──────── Provided records

## Add D=40 attention kernel with 64 queries per wave and make it default

Adds a new D=40 flash-attention kernel where each wave handles two 32-query slices (64 queries), so every K/V tile loaded into LDS is reused across twice as many queries. It uses a 3-stage LDS ring, transposed LDS reads for V, and software-interleaved exp, score MFMA and PV MFMA phases. The default attn_pipe=1 path now picks this kernel instead of the qk32 one, and option value 6 selects it explicitly. In exchange it holds more accumulator registers per wave and launches fewer blocks, which can lower occupancy or leave fewer blocks for short query lengths.

```diff
diff --git a/diff-mining_amd/build.py b/diff-mining_amd/build.py
--- a/diff-mining_amd/build.py
+++ b/diff-mining_amd/build.py
@@ -12,7 +12,7 @@
 OBJ = os.path.join(CSRC, "build")
 LIBDIR = os.path.join(HERE, "lib")
 LIB = os.path.join(LIBDIR, "libdm_engine.so")
-SOURCES = ["igemm.hip", "igemm_pers.hip", "igemm_pers_ln.hip", "igemm_pers_part.hip", "igemm_pers_ws.hip", "igemm_ws.hip", "igemm_pers_sc.hip", "igemm_sc.hip", "igemm_pers_tr.hip", "igemm_pers_up.hip", "igemm_ko.hip", "igemm_ln.hip", "igemm64.hip", "igemm_splitk.hip", "attention.hip", "attention_pipe.hip", "attention_qk32.hip", "attention_d160.hip", "attention_pp.hip", "attention_pipe80.hip", "attention_cross.hip", "resize.hip", "norm.hip", "misc.hip", "conv_out.hip", "vae.hip", "clip.hip", "f32_gemm.hip", "f32_ops.hip", "unet_f32.hip", "probe_peak.hip", "engine.hip"]
+SOURCES = ["igemm.hip", "igemm_pers.hip", "igemm_pers_ln.hip", "igemm_pers_part.hip", "igemm_pers_ws.hip", "igemm_ws.hip", "igemm_pers_sc.hip", "igemm_sc.hip", "igemm_pers_tr.hip", "igemm_pers_up.hip", "igemm_ko.hip", "igemm_ln.hip", "igemm64.hip", "igemm_splitk.hip", "attention.hip", "attention_pipe.hip", "attention_qk32.hip", "attention_qk64.hip", "attention_d160.hip", "attention_pp.hip", "attention_pipe80.hip", "attention_cross.hip", "resize.hip", "norm.hip", "misc.hip", "conv_out.hip", "vae.hip", "clip.hip", "f32_gemm.hip", "f32_ops.hip", "unet_f32.hip", "probe_peak.hip", "engine.hip"]
 HEADERS = [os.path.join(CSRC, "dm_kernels.h"), os.path.join(CSRC, "f32_kernels.h"), os.path.join(CSRC, "arena.h"), os.path.join(CSRC, "igemm_tile.h"), os.path.join(CSRC, "igemm_pers_tile.h"), os.path.join(os.path.dirname(HERE), "include", "dm_engine.h")]
 FLAGS = ["--offload-arch=gfx950", "-O3", "-std=c++17", "-fPIC", "-ffp-contract=off", "-Wno-unused-result",
          "-mllvm", "-amdgpu-mfma-vgpr-form=1"]
diff --git a/diff-mining_amd/csrc/attention.hip b/diff-mining_amd/csrc/attention.hip
--- a/diff-mining_amd/csrc/attention.hip
+++ b/diff-mining_amd/csrc/attention.hip
@@ -318,6 +318,8 @@
 bool attention_d160_cross_supports(const AttnParams& p);
 hipError_t launch_attention_qk32(const AttnParams& p, hipStream_t s);
 bool attention_qk32_supports(const AttnParams& p);
+hipError_t launch_attention_qk64(const AttnParams& p, hipStream_t s);
+bool attention_qk64_supports(const AttnParams& p);
 hipError_t launch_attention_pp(const AttnParams& p, int variant, hipStream_t s);
 bool attention_pp_supports(const AttnParams& p);
 
@@ -331,15 +333,16 @@
     }
     if ((pipe == 10 || pipe == 12) && attention_pp_supports(p)) return launch_attention_pp(p, pipe, s);
     if (pipe == 5 && attention_qk32_supports(p)) return launch_attention_qk32(p, s);
+    if (pipe == 6 && attention_qk64_supports(p)) return launch_attention_qk64(p, s);
 #ifdef DM_ATTN_PP_ABLATE
     if (pipe >= 4 && pipe != 9 && attention_pp_supports(p)) return launch_attention_pp(p, pipe, s);
 #endif
     if (pipe == 1 && p.Tk >= 8192 && attention_pp_supports(p) && (long long)((p.Tq + 383) / 384) * 384 * 50 <= 51LL * p.Tq)
         return launch_attention_pp(p, 12, s);
-    if (pipe == 1 && attention_qk32_supports(p)) return launch_attention_qk32(p, s);
+    if (pipe == 1 && attention_qk64_supports(p)) return launch_attention_qk64(p, s);
     if (pipe && attention_pipe_supports(p)) return launch_attention_pipe(p, s);
     if ((pipe == 1 || pipe >= 3) && attention_pipe80_supports(p)) return launch_attention_pipe80(p, s);
-    if ((pipe == 1 || pipe == 5) && attention_d160_supports(p)) return launch_attention_d160(p, s);
+    if ((pipe == 1 || pipe == 5 || pipe == 6) && attention_d160_supports(p)) return launch_attention_d160(p, s);
     switch (p.D) {
         case 40: return launch_t<40, 2>(p, s);
         case 80: return launch_t<80, 2>(p, s);
diff --git a/diff-mining_amd/csrc/attention_qk64.hip b/diff-mining_amd/csrc/attention_qk64.hip
--- /dev/null
+++ b/diff-mining_amd/csrc/attention_qk64.hip
@@ -0,0 +1,360 @@
+#include "dm_kernels.h"
+
+namespace dm {
+
+typedef _Float16 half8 __attribute__((ext_vector_type(8)));
+typedef _Float16 half4 __attribute__((ext_vector_type(4)));
+typedef _Float16 half2v __attribute__((ext_vector_type(2)));
+typedef float floatx4 __attribute__((ext_vector_type(4)));
+typedef float floatx16 __attribute__((ext_vector_type(16)));
+typedef unsigned int u32x2 __attribute__((ext_vector_type(2)));
+
+namespace {
+
+constexpr int D = 40;
+constexpr int KT = 64;
+constexpr int NT = 256;
+constexpr int QS = 32;
+constexpr int NS = 2;
+constexpr int QW = NS * QS;
+constexpr float RESCALE_THR = 8.0f;
+constexpr int RS = 96;
+constexpr int TILE = KT * RS;
+constexpr int KOFF = 0, VOFF = TILE + 32;
+constexpr int STAGE = 2 * (TILE + 32);
+constexpr int NSTG = 3;
+constexpr int EF = 3;
+
+__device__ __attribute__((aligned(16))) const unsigned short g_kconst64[8] = {0x3C00, 0x3C00, 0, 0, 0, 0, 0, 0};
+__device__ __attribute__((aligned(16))) const unsigned short g_vconst64[8] = {0x3C00, 0, 0, 0, 0, 0, 0, 0};
+typedef const __attribute__((address_space(1))) void* gptr_t;
+typedef __attribute__((address_space(3))) void* lptr_t;
+
+#define PIN(x) asm volatile("" : "+v"(x))
+
+__device__ __forceinline__ float vmax2(float a, float b) { float r; asm("v_max_f32 %0, %1, %2" : "=v"(r) : "v"(a), "v"(b)); return r; }
+__device__ __forceinline__ float vmax3(float a, float b, float c) { float r; asm("v_max3_f32 %0, %1, %2, %3" : "=v"(r) : "v"(a), "v"(b), "v"(c)); return r; }
+__device__ __forceinline__ void vmax2x2(float& x, float& y, float a0, float a1, float b0, float b1) {
+    asm("v_max_f32 %0, %2, %3\n\tv_max_f32 %1, %4, %5" : "=&v"(x), "=&v"(y) : "v"(a0), "v"(a1), "v"(b0), "v"(b1));
+}
+__device__ __forceinline__ void vmax3x2(float& x, float& y, float a0, float a1, float b0, float b1) {
+    asm("v_max3_f32 %0, %0, %2, %3\n\tv_max3_f32 %1, %1, %4, %5" : "+v"(x), "+v"(y) : "v"(a0), "v"(a1), "v"(b0), "v"(b1));
+}
+__device__ __forceinline__ void swap16(unsigned& a, unsigned& b) {
+    const auto r = __builtin_amdgcn_permlane16_swap(a, b, false, false);
+    a = r[0]; b = r[1];
+}
+
+template <int OFF>
+__device__ __forceinline__ void tr_read(u32x2& out, unsigned base) {
+    asm volatile("ds_read_b64_tr_b16 %0, %1 offset:%2" : "=v"(out) : "v"(base), "n"(OFF) : "memory");
+}
+
+__global__ __launch_bounds__(NT, 2)
+void attn_qk64_kernel(AttnParams p) {
+    extern __shared__ __attribute__((aligned(16))) char smem[];
+
+    const int tid = threadIdx.x;
+    const int lane = tid & 63;
+    const int wid = __builtin_amdgcn_readfirstlane(tid >> 6);
+    const int l15 = lane & 15;
+    const int lg = lane >> 4;
+    const int l31 = lane & 31;
+    const int hh5 = lane >> 5;
+    const int nqb = (p.Tq + 4 * QW - 1) / (4 * QW);
+    int v;
+    {
+        const int nblk = gridDim.x, bid = blockIdx.x;
+        const int q = nblk >> 3, r = nblk & 7;
+        const int xcd = bid & 7, loc = bid >> 3;
+        v = (xcd < r ? xcd * (q + 1) : r * (q + 1) + (xcd - r) * q) + loc;
+    }
+    const int qblk = v % nqb;
+    const int bh = v / nqb;
+    const int h = bh % p.heads;
+    const int b = bh / p.heads;
+    const int q0 = qblk * (4 * QW) + wid * QW;
+    int kvb = p.kv_slot ? p.kv_slot[b] : (p.slot_div > 0 ? b / p.slot_div : b);
+    if (p.n_slots > 0) kvb = kvb < 0 ? 0 : (kvb < p.n_slots ? kvb : p.n_slots - 1);
+
+    const f16* Qb = p.Q + (size_t)b * p.bsq + h * D;
+    const f16* Kb = p.K + (size_t)kvb * p.bsk + h * D;
+    const f16* Vb = p.V + (size_t)kvb * p.bsv + h * D;
+    f16* Ob = p.O + (size_t)b * p.bso + h * D;
+
+    const float sc = p.scale * 1.44269504088896340736f;
+    half8 qf[NS][3];
+#pragma unroll
+    for (int j = 0; j < NS; ++j) {
+        int q = q0 + QS * j + l31;
+        q = q < p.Tq ? q : p.Tq - 1;
+#pragma unroll
+        for (int s = 0; s < 3; ++s) {
+            const int d = 16 * s + 8 * hh5;
+            if (d < D) qf[j][s] = *reinterpret_cast<const half8*>(Qb + (size_t)q * p.ldq + d);
+            else qf[j][s] = half8{0, 0, 0, 0, 0, 0, 0, 0};
+#pragma unroll
+            for (int k = 0; k < 8; ++k) qf[j][s][k] = (f16)((float)qf[j][s][k] * sc);
+        }
+    }
+
+    const f16* gsrc[3];
+    int ginc[3];
+#pragma unroll
+    for (int i = 0; i < 3; ++i) {
+        const int j = wid + 4 * i;
+        const bool isv = j >= 6;
+        const int jj = isv ? j - 6 : j;
+        const int idx = jj * 64 + lane;
+        const int row = idx / 6, pch = idx - row * 6;
+        const int key = isv ? ((row & ~20) | ((row & 4) << 2) | ((row & 16) >> 2)) : row;
+        const int ch = isv ? pch : (pch ^ ((row >> 3) & 1));
+        const int ld = isv ? p.ldv : p.ldk;
+        if (ch < 5) { gsrc[i] = (isv ? Vb : Kb) + (size_t)key * ld + ch * 8; ginc[i] = KT * ld; }
+        else { gsrc[i] = reinterpret_cast<const f16*>(isv ? g_vconst64 : g_kconst64); ginc[i] = 0; }
+    }
+    auto piece_is_v = [&](int i) __attribute__((always_inline)) { return wid + 4 * i >= 6; };
+    auto piece = [&](int i, int kst, int vst) __attribute__((always_inline)) {
+        const int j = wid + 4 * i;
+        char* dst = smem + ((j >= 6) ? vst * STAGE + VOFF + (j - 6) * 1024 : kst * STAGE + KOFF + j * 1024);
+        __builtin_amdgcn_global_load_lds((gptr_t)gsrc[i], (lptr_t)dst, 16, 0, 0);
+        gsrc[i] += ginc[i];
+    };
+
+    const char* kbase = smem + l31 * RS + 16 * (hh5 ^ ((lane >> 3) & 1));
+    const unsigned vbase = (unsigned)(size_t)(smem + (4 * (lg & 1) + 16 * (lg >> 1) + (l15 >> 2)) * RS + 8 * (l15 & 3));
+
+    floatx4 oacc[NS][EF][2];
+#pragma unroll
+    for (int j = 0; j < NS; ++j)
+#pragma unroll
+        for (int e = 0; e < EF; ++e)
+#pragma unroll
+            for (int jq = 0; jq < 2; ++jq) oacc[j][e][jq] = floatx4{0, 0, 0, 0};
+    float m_run[NS] = {0.f, 0.f};
+
+    floatx16 S[NS][2];
+    unsigned pk[NS][2][8];
+
+    auto rescale = [&](const int j, const float mxl, bool first) __attribute__((always_inline)) {
+        float mown = mxl;
+        PIN(mown);
+        const float mx = __builtin_fmaxf(mown, __shfl_xor(mown, 32));
+        const float delta = first ? mx : __builtin_fmaxf(mx, 0.f);
+        const float alpha = first ? 0.f : __builtin_amdgcn_exp2f(-delta);
+        m_run[j] += delta;
+        const float alpha_x = __shfl_xor(alpha, 16);
+        const float a0 = (lg & 1) ? alpha_x : alpha, a1 = (lg & 1) ? alpha : alpha_x;
+#pragma unroll
+        for (int e = 0; e < EF; ++e) { oacc[j][e][0] *= a0; oacc[j][e][1] *= a1; }
+        if (hh5 == 1) {
+            const f16 mh = (f16)m_run[j];
+            const f16 ml = (f16)(m_run[j] - (float)mh);
+            qf[j][2][0] = -mh; qf[j][2][1] = -ml;
+        }
+#pragma unroll
+        for (int mb = 0; mb < 2; ++mb)
+#pragma unroll
+            for (int r = 0; r < 16; ++r) S[j][mb][r] -= delta;
+    };
+    auto exp_slice = [&](const int j, int i) __attribute__((always_inline)) {
+        const int mb = i >> 3, pp = i & 7;
+        const half2v hv = half2v{(f16)__builtin_amdgcn_exp2f(S[j][mb][2 * pp]), (f16)__builtin_amdgcn_exp2f(S[j][mb][2 * pp + 1])};
+        unsigned u;
+        __builtin_memcpy(&u, &hv, 4);
+        PIN(u);
+        pk[j][mb][pp] = u;
+    };
+    auto score_mfma = [&](const int j, const half8 (&kf)[3][2], int m) __attribute__((always_inline)) {
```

────────────────

Exercise: Lines holding "join" are the ones to copy; find all of them in the listing.

Reply:
 OBJ = os.path.join(CSRC, "build")
 LIBDIR = os.path.join(HERE, "lib")
 LIB = os.path.join(LIBDIR, "libdm_engine.so")
 HEADERS = [os.path.join(CSRC, "dm_kernels.h"), os.path.join(CSRC, "f32_kernels.h"), os.path.join(CSRC, "arena.h"), os.path.join(CSRC, "igemm_tile.h"), os.path.join(CSRC, "igemm_pers_tile.h"), os.path.join(os.path.dirname(HERE), "include", "dm_engine.h")]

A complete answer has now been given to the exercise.